Bowers v. Hardwick (1986)
On April 3, 1982 an officer was allowed into the house of Michael Hardwick for a legitimate purpose. The officer found Hardwick committing sodomy and arrested him for violating the Georgia anti-sodomy statute. The punishment for sodomy under the statute is 1-20 years in prison.
The DA decided not to present the matter to the grand jury unless further evidence was found. Hardwick brought the suit in Federal District Court.
Justice White, writing for the majority, frames the question in the context of legal positivism. He rules narrowly, viewing Hartwick's challenge to the GA statute as applied to consensual homosexual sodomy only. The question then becomes, whether the Constitution confers a fundamental right upon gay people to engage in sodomy.
III. Holding No.
IV. Reasoning (White)
A. White begins by framing the question in terms of legal positivism.
B. He differentiates previous 14th Amendment Due Process Clause cases from this case. He draws the line and says that privacy rights do not reach this far.
C. Precedent is used to explain "ordered liberty." Both liberty and justice require order.
D. Historical argument: there is a long and strong history of the criminalization of sodomy. Therefore, the Court will not take a more expansive view, nor will it make things up in the Due Process Clause. The job of the Judiciary is not to legislate.
E. Court distinguishes Stanley (watching porn at home case) from Bowers because Stanley was based in the 1st Amendment grounds
F. Consequential argument: making "in the home" location based jurisdiction restrictions is a slippery slope and has tricky implications for other bad stuff (sex crimes) that could happen at home. This would be even more complicated because it would have the result of making the courts rule on morals to distinguish types of sexual acts at home. The courts cannot rule on morals, if for no other reason, because logistically it would clog up the judicial system.

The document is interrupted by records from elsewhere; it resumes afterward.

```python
_LOSS_SCRATCH = {}


def _loss_view(t, row_dims):
    dims = [(int(n), int(st)) for n, st in zip(t.shape[:row_dims], t.stride()[:row_dims]) if n != 1]
    merged = []
    for n, st in dims:
        if merged and merged[-1][1] == st * n:
            merged[-1] = (merged[-1][0] * n, st)
        else:
            merged.append((n, st))
    if len(merged) > 3:
        return None
    while len(merged) < 3:
        merged.insert(0, (1, 0))
    (_, s0), (d1, s1), (d2, s2) = merged
    if d1 == 1 and d2 == 1:
        return 1, 1, s2 if merged[2][0] != 1 or s2 else 1, 0, 0
    return d1, d2, s0, s1, s2

# ... 309 lines not shown
```

### include/loft_hip.h

```cpp
#ifndef LOFT_HIP_H
#define LOFT_HIP_H
#include <stdint.h>

#ifdef __cplusplus
extern "C" {
#endif

#define LOFT_F32 0
#define LOFT_BF16 1
#define LOFT_F16 2
int loft_act16_dtype(void);

int loft_roi_align_fwd(const void* const* feats_host, const int* H_host, const int* W_host, const float* scales_host,
                       int num_levels, int finest_scale, int C, int dtype, const float* rois, int K, int P,
                       int n_rot, void* out, void* stream);
int loft_roi_align_bwd(void* const* grad_feats_host, const int* H_host, const int* W_host, const float* scales_host,
                       int num_levels, int finest_scale, int C, int dtype, const float* rois, int K, int P,
                       int n_rot, const void* grad_out, int B, int accumulate, int rois_sorted, void* workspace,
                       int grad_dtype, void* stream);
#define LOFT_ROI_AUTO 0
#define LOFT_ROI_FWD_SAMPLE 1
#define LOFT_ROI_FWD_SEP4 2
#define LOFT_ROI_BWD_VALU 1
#define LOFT_ROI_BWD_PIPE 2
// ... 311 lines not shown
                          int backward, void* stream);
int loft_avgpool(const void* src, void* dst, int dtype, int B, int Ho, int Wo, int C, int shift, int backward, int accumulate,
                 void* stream);
int loft_stem3x3s2_bn_relu(const float* img, const float* w, const float* scale, const float* shift, void* out, int dtype,
                           int B, int H, int W, void* stream);
int loft_stem3x3s2_wgrad(const float* img, const void* g, const void* y, float* dwp, float* db, int dtype, int B, int H, int W,
                         void* stream);
int loft_stem7x7_pool_wgrad(const float* img, const void* y, const void* gp, float* dwp, float* db, int dtype, int B, int H,
                            int W, void* stream);

int loft_mdcn_sample_fwd(const void* x, const float* offmask, void* col, int dtype, int B, int IH, int IW, int C, int OH,
                         int OW, int kh, int kw, int stride, int pad, int dil, int deform_groups, int offmask_stride,
                         void* stream);
int loft_mdcn_sample_bwd(const void* x, const float* offmask, const void* dcol, float* dx, float* doffmask, int dtype, int B,
                         int IH, int IW, int C, int OH, int OW, int kh, int kw, int stride, int pad, int dil,
                         int deform_groups, int offmask_stride, void* workspace, void* stream);
int64_t loft_mdcn_bwd_workspace_bytes(int B, int C, int OH, int OW, int kh, int kw, int stride, int dil, int deform_groups,
                                      int offmask_stride);

int loft_fold_pack(const float* w, const float* conv_bias, const float* gamma, const float* beta, const float* mean,
                   const float* var, float eps, int Cout, int Cin, int RS, void* wp_fwd, void* wp_dgrad, float* bias_out,
                   int pack_f32, int CoutP, int CinP, void* stream);
int loft_fold_pack_multi(const int64_t* desc, int n, int64_t nchunks, void* stream);
int loft_fold_f32_multi(const int64_t* desc, int n, int64_t nblocks, void* stream);
int loft_split_planes_f32_multi(const int64_t* desc, int n, int64_t nblocks, void* stream);
int loft_fold_unpack_bwd_multi(const int64_t* desc, int njobs, int64_t nblocks, int lds_floats, void* stream);
int loft_transpose_bf16(const void* src, void* dst, int R, int Cc, void* stream);
int loft_fold_unpack_bwd(const float* dwp, const float* db, const float* w, const float* gamma, const float* mean,
                         const float* var, float eps, int Cout, int Cin, int RS, float* dw, float* dgamma, float* dbeta,
                         int CoutP, int CinP, int accumulate, void* stream);

int loft_narrow_head_bwd(const float* g, int g_stride, const void* x, const float* w, int64_t M, int Cin, int Cout,
                         int relu_in, void* gx, float* dw, float* db, void* stream);
int loft_narrow_head_bwd_f32(const float* g, int g_stride, const float* x, const float* w, int64_t M, int Cin, int Cout,
                             int relu_in, float* gx, float* dw, float* db, void* stream);
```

A. Burger- He agrees with the opinion and underscores the importance of doctrinal precedent and of "moral teachings" of Judeo-Christian culture.
B. Powell- Agrees with the Court's "no fundamental right" ruling. States that the punishment of 20 years in prison may be cruel and unusual - in conflict with the 8th Amendment.
A. Blackmun (with Brennan, Marshall, Stevens)
1. Stanley and Kaz were precedent for "the right to be left alone." Later goes on to say that these cases were in fact grounded in privacy and explicitly not anchored in the 1st amendment.
2. Rejects the Court using King Henry IV as legitimate precedent, and cites Holmes in doing so.
3. Asks a different question: GA statute's definition of sodomy does not discriminate based on sex/status of person doing it. Hartwick being gay does not change his privacy rights. Privacy is for the location, not for the activity
4. Consequential: privacy is important because of its importance to the life of an individual. People define themselves through sexual relations. Ethos: we are a diverse nation, therefore there will be diverse sexual relationships.
5. Structural: The home is viewed by the constitution as unique (AMD 4 -search and seizure), therefore it makes sense to have that be connected to privacy.
6. Ethos: a question of liberty---no justification for the general welfare claim, or for judeo Christian values, because things like race/religion discrimination are also no longer legitimate.
7. Structure: Defends choice of marriage, choice of having a gay relationship.
B. Stevens (Brennan, Marshall)
1. Re defines what the statute is about: sodomy is not about marriage or gender. Griswold already broke that pattern of reasoning.
2. Historical argument - Georgia statute historically did not discriminate against gays.
3. Answers the questions---can the state totally prohibit this conduct by all people? Can the Court save the statute by applying it just to homosexuals? The answer is an ethos argument — we value liberty. Society has the right to encourage values and behaviors insofar as it does not impose its will on others. All people have equal interests in liberty; therefore the statue must be applied equally. The Court cannot single out gays, if the statute does not single out gays.
Anti-gay sodomy laws are illegal. Gay sodomy is not a fundamental right in the constitution. (Case to be overturned by Lawrence v. Texas in 2003).